如何将结果列表保存到文件

时间:2019-07-15 11:12:03

标签: python pdf web-scraping

我已经从该网站https://www.gmcameetings.co.uk上获取了我想要的pdf链接列表。 这是地方委员会会议的所有会议记录。 现在,我需要将所有结果保存到文件中,以便随后可以下载和阅读所有pdf。 我该如何保存它们?

这是我的代码:

import requests
import urllib.request
import time 
from bs4 import BeautifulSoup as bs

url = "https://www.gmcameetings.co.uk/"

r = requests.get(url)
page = r.text
soup = bs(page,'lxml')

folder_location = r'E:\Internship\WORK'

meeting_links = soup.find_all('a', href=True)

for link in meeting_links:
    if link['href'].find('/meetings/')>1:
        r2 = requests.get(link['href'])
        print(link['href'])
        page2 = r2.text
        soup2 = bs(page2, 'lxml')
        date_links = soup2.find_all('a', href=True)
        for dlink in date_links:
            if dlink['href'].find('/meetings/')>1:
                r3 = requests.get(dlink['href'])
                print(dlink['href'])
                page3 = r3.text
                soup3 = bs(page3, 'lxml')
                pdf_links = soup3.find_all('a', href=True)
                for plink in pdf_links:
                    if plink['href'].find('minutes')>1:
                        print("Minutes!")

我需要一个包含所有链接的文件,然后可以从其中读取pdf。抱歉,我是完全不熟悉编码的新手,所以有点迷茫。

5 个答案:

答案 0 :(得分:2)

import requests
from bs4 import BeautifulSoup as bs

url = "https://www.gmcameetings.co.uk/"

r = requests.get(url)
page = r.text
soup = bs(page,'lxml')

f= open(r"E:\Internship\WORK\links.txt","w+")
n = 0

meeting_links = soup.find_all('a', href=True)

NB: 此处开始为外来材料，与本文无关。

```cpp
#define PG_CHECK(expr)                                                              \
    do {                                                                            \
        hipError_t _e = (expr);                                                     \
        if (_e != hipSuccess) {                                                     \
            pg_set_error("%s:%d %s -> %s", __FILE__, __LINE__, #expr,               \
                         hipGetErrorString(_e));                                    \
            return -100;                                                            \
        }                                                                           \
    } while (0)

template <typename T> struct Mfma;
template <> struct Mfma<double> {
    typedef pg_d4 acc_t;
    static __device__ __forceinline__ acc_t run(double a, double b, acc_t c) {
        return __builtin_amdgcn_mfma_f64_16x16x4f64(a, b, c, 0, 0, 0);
    }
    static __device__ __forceinline__ int row(int lane, int r) { return (lane >> 4) + 4 * r; }
};
template <> struct Mfma<float> {
    typedef pg_f4 acc_t;
    static __device__ __forceinline__ acc_t run(float a, float b, acc_t c) {
        return __builtin_amdgcn_mfma_f32_16x16x4f32(a, b, c, 0, 0, 0);
    }
    static __device__ __forceinline__ int row(int lane, int r) { return (lane >> 4) * 4 + r; }
};

template <typename T> __device__ __forceinline__ T wave_sum(T v) {
#pragma unroll
    for (int o = 32; o > 0; o >>= 1) v += __shfl_xor(v, o, 64);
    return v;
}
```

### pygpr_amd/csrc/linalg.hip

```cpp
#include "gemm.h"
#include "leaf.h"
#include "chainstep.h"
#include "kbuild.h"
#include "linalg.h"
#include <cmath>
#include <cstdlib>
#include <vector>

#define NB 128
static int pg_nbo(const pg_ctx* ctx, int n) {
    if (ctx->nbo) return ctx->nbo;
    return n <= 10240 ? 512 : (n <= 18432 ? 1024 : 2048);
}

template <typename T>
__global__ __launch_bounds__(256) void copy_blocks_kernel(const T* __restrict__ src, T* __restrict__ dst, long ldd, long esrc, long edst) {
    src += blockIdx.z * esrc;
    dst += blockIdx.z * edst;
    const int b = blockIdx.x;
    const T* s = src + (long)b * NB * NB;
    T* d = dst + (long)b * NB * ldd + (long)b * NB;
    for (int idx = blockIdx.y * 256 + threadIdx.x; idx < NB * NB; idx += gridDim.y * 256)
        d[(long)(idx >> 7) * ldd + (idx & 127)] = s[idx];
}
// ... 291 lines not shown
    const int tc = blockIdx.x, tr = blockIdx.y;
    if (tc < tr) return;
    for (int idx = threadIdx.x; idx < 64 * 64; idx += 256) {
        const int i = tr * 64 + (idx >> 6), j = tc * 64 + (idx & 63);
        if (i < n && j < n && j > i) A[(long)i * lda + j] = A[(long)j * lda + i];
    }
}

template <typename T>
__global__ __launch_bounds__(256) void grbcm_finish_full_kernel(const double* __restrict__ sums, long lds, const T* __restrict__ mean_g,
                                                                const T* __restrict__ var_g, const T* __restrict__ cov, long ldc,
                                                                int m, T* __restrict__ mean) {
    const int j = blockIdx.x * 256 + threadIdx.x;
    if (j >= m) return;
    const double pg = 1.0 / (double)var_g[j];
    const double b0 = 1.0 - sums[j];
    mean[j] = (T)((double)cov[(long)j * ldc + j] * (sums[2 * lds + j] + b0 * pg * (double)mean_g[j]));
}

#define LAUNCH_CHECK() PG_CHECK(hipGetLastError())

template <typename T> static GemmP<T> gp0() {
    GemmP<T> p;
    p.A = p.B = nullptr; p.C = nullptr;
    p.lda = p.ldb = p.ldc = 0;
    p.M = p.N = p.K = 0;
    p.alpha = (T)1; p.beta = (T)0;
    p.tri = p.klo = p.khi = 0; p.krev = 0;
    p.sA = p.sB = p.sC = 0; p.batch = 1;
    p.nexp = 1; p.eA = p.eB = p.eC = 0; p.einfo = 0;
    p.part = nullptr; p.ldp = 0; p.info = nullptr; p.noxcd = 0;
    return p;
}

static long pg_flag_elems(int n) { return 128L * (n / NB) + 2048; }
long pg_potrf_worksize_impl(int n) { return (long)n * NB + pg_flag_elems(n); }
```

for link in meeting_links:
    if link['href'].find('/meetings/')>1:
        r2 = requests.get(link['href'])
        print(link['href'])
        page2 = r2.text
        soup2 = bs(page2, 'lxml')
        date_links = soup2.find_all('a', href=True)
        for dlink in date_links:
            if dlink['href'].find('/meetings/')>1:
                r3 = requests.get(dlink['href'])
                print(dlink['href'])
                page3 = r3.text
                soup3 = bs(page3, 'lxml')
                pdf_links = soup3.find_all('a', href=True)
                for plink in pdf_links:
                    if plink['href'].find('minutes')>1:
                        n += 1
                        print("Minutes!")
                        f.write("Link " + str(n) + ": " + str(plink['href']) +"\n")
f.close()

答案 1 :(得分:1)

只需使用一个普通的文本文件,像这样,然后在其中找到您需要的任何输出: with open('Test.txt', 'w') as file: file.write('Testing output')

答案 2 :(得分:1)

在写模式下的for循环之前声明文件,并在每次迭代中写入链接,并在每次添加时添加下一行。

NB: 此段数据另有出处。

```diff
-  else if (peers->world <= 4) adam_reduce_kernel<4><<<grid, 256, 0, s>>>(L, P, peers->mask);
-  else adam_reduce_kernel<8><<<grid, 256, 0, s>>>(L, P, peers->mask);
+  auto grid = [&](auto shape) {
+    const int64_t tile = ADAM_THREADS * decltype(shape)::batch, slots = DNR_NUM_SMS * decltype(shape)::ctas_per_sm;
+    const int64_t blocks = (total4 + tile - 1) / tile;
+    return (unsigned)(blocks < 1 ? 1 : (blocks > slots ? slots : blocks));
+  };
+  if (peers->world == 1)
+    adam_reduce_kernel<1><<<grid(AdamReduceShape<1>{}), ADAM_THREADS, 0, s>>>(L, P, P.touched[0]);
+  else if (peers->world <= 2)
+    adam_reduce_kernel<2><<<grid(AdamReduceShape<2>{}), ADAM_THREADS, 0, s>>>(L, P, peers->mask);
+  else if (peers->world <= 4)
+    adam_reduce_kernel<4><<<grid(AdamReduceShape<4>{}), ADAM_THREADS, 0, s>>>(L, P, peers->mask);
+  else
+    adam_reduce_kernel<8><<<grid(AdamReduceShape<8>{}), ADAM_THREADS, 0, s>>>(L, P, peers->mask);
   DNR_CHECK_LAUNCH();
   return 0;
 }
@@ -253,12 +335,12 @@
   L.n_segs = n_segs;
   for (int i = 0; i < n_segs; ++i) {
     if (!segs[i].g) return DNR_E_NULL;
-    if (segs[i].width <= 0 || segs[i].width > 4096 || ((uintptr_t)segs[i].g & 15)) return DNR_E_SIZE;
+    if (segs[i].width <= 0 || segs[i].width > DNR_DIV_MAX_W || ((uintptr_t)segs[i].g & 15)) return DNR_E_SIZE;
     L.g[i] = segs[i].g;
-    L.width[i] = segs[i].width;
+    L.width[i] = (uint32_t)segs[i].width;
     L.dense[i] = segs[i].dense;
   }
-  grad_zero_kernel<<<(n_gauss + GZ_CHUNK - 1) / GZ_CHUNK, GZ_CHUNK, 0, (cudaStream_t)stream>>>(L, touched, n_gauss);
+  grad_zero_kernel<<<(n_gauss + GZ_CHUNK - 1) / GZ_CHUNK, GZ_THREADS, 0, (cudaStream_t)stream>>>(L, touched, n_gauss);
   DNR_CHECK_LAUNCH();
   return 0;
 }
```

## Count tiles in gaussian order and cache packed gaussian inputs for emit

Applied to the files above, without the earlier changes.

Result: no change. 774.5 before, 778.6 after (median of 6 runs) (+0.5%).

```diff
diff --git a/dn_splatter_b200/csrc/binning.cu b/dn_splatter_b200/csrc/binning.cu
--- a/dn_splatter_b200/csrc/binning.cu
+++ b/dn_splatter_b200/csrc/binning.cu
@@ -1,4 +1,5 @@
 #include <cub/cub.cuh>
+#include <thrust/iterator/counting_iterator.h>
 #include <thrust/iterator/transform_iterator.h>
 
 #include "common.cuh"
@@ -7,9 +8,20 @@
 
 inline size_t align_up(size_t x, size_t a = 256) { return (x + a - 1) / a * a; }
 
-struct ToI64 {
-  __host__ __device__ __forceinline__ int64_t operator()(int32_t v) const { return (int64_t)v; }
-};
+struct __align__(16) GaussIn {
+  int32_t radius;
+  float mx, my, A, B, C, L, pad;
+};
+
+struct DepthOrderCount {
+  const int32_t* counts;
+  const int32_t* order;
+  int32_t n;
+  __host__ __device__ __forceinline__ int64_t operator()(int32_t i) const {
+    return i < n ? (int64_t)counts[order[i]] : 0;
+  }
+};
+using DepthOrderCounts = thrust::transform_iterator<DepthOrderCount, thrust::counting_iterator<int32_t>, int64_t>;
 
 __global__ void iota_kernel(int32_t* out, int32_t n) {
   const int i = blockIdx.x * blockDim.x + threadIdx.x;
@@ -21,6 +33,7 @@
   int32_t* order;
   int32_t* iota;
   int32_t* counts;
+  GaussIn* gauss;
   int64_t* isect_start;
   void* cub_temp;
   size_t cub_bytes;
@@ -34,12 +47,13 @@
   w.keys_sorted = (uint32_t*)(p + off); off += align_up((size_t)n * 4);
   w.order = (int32_t*)(p + off); off += align_up((size_t)n * 4);
   w.iota = (int32_t*)(p + off); off += align_up((size_t)n * 4);
-  w.counts = (int32_t*)(p + off); off += align_up((size_t)(n + 1) * 4);
+  w.counts = (int32_t*)(p + off); off += align_up((size_t)n * 4);
+  w.gauss = (GaussIn*)(p + off); off += align_up((size_t)n * sizeof(GaussIn));
   w.isect_start = (int64_t*)(p + off); off += align_up((size_t)(n + 1) * 8);
   size_t sort_bytes = 0, scan_bytes = 0;
   cub::DeviceRadixSort::SortPairs(nullptr, sort_bytes, (const uint32_t*)nullptr, (uint32_t*)nullptr, (const int32_t*)nullptr,
                                   (int32_t*)nullptr, n, 0, 32);
-  auto it = thrust::make_transform_iterator((const int32_t*)nullptr, ToI64());
+  DepthOrderCounts it(thrust::counting_iterator<int32_t>(0), DepthOrderCount{nullptr, nullptr, n});
   cub::DeviceScan::ExclusiveSum(nullptr, scan_bytes, it, (int64_t*)nullptr, n + 1);
   w.cub_bytes = sort_bytes > scan_bytes ? sort_bytes : scan_bytes;
   w.cub_temp = (void*)(p + off); off += align_up(w.cub_bytes);
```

with open('Linkfile.txt', 'w') as f:
 for link in meeting_links:
    if link['href'].find('/meetings/')>1:
        r2 = requests.get(link['href'])
        print("link1")
        page2 = r2.text
        soup2 = bs(page2, 'lxml')
        date_links = soup2.find_all('a', href=True)
        for dlink in date_links:
            if dlink['href'].find('/meetings/')>1:
                r3 = requests.get(dlink['href'])
                print("link2")
                page3 = r3.text
                soup3 = bs(page3, 'lxml')
                pdf_links = soup3.find_all('a', href=True)
                for plink in pdf_links:
                    if plink['href'].find('minutes')>1:
                        print(plink['href'])
                        f.write(plink['href'])
                        f.write('\n')

答案 3 :(得分:1)

for link in meeting_links:
    with open('filename.txt', 'a') as fp:
        fp.write(link)

答案 4 :(得分:1)

我们可以使用Python的上下文管理器来打开文件(分配资源),并且一旦执行该操作,它也会关闭文件(释放资源)。

with open('links.txt', 'w') as file: file.write('required content')

我们还可以根据需要指定文件类型扩展名,例如links.txt,links.csv等。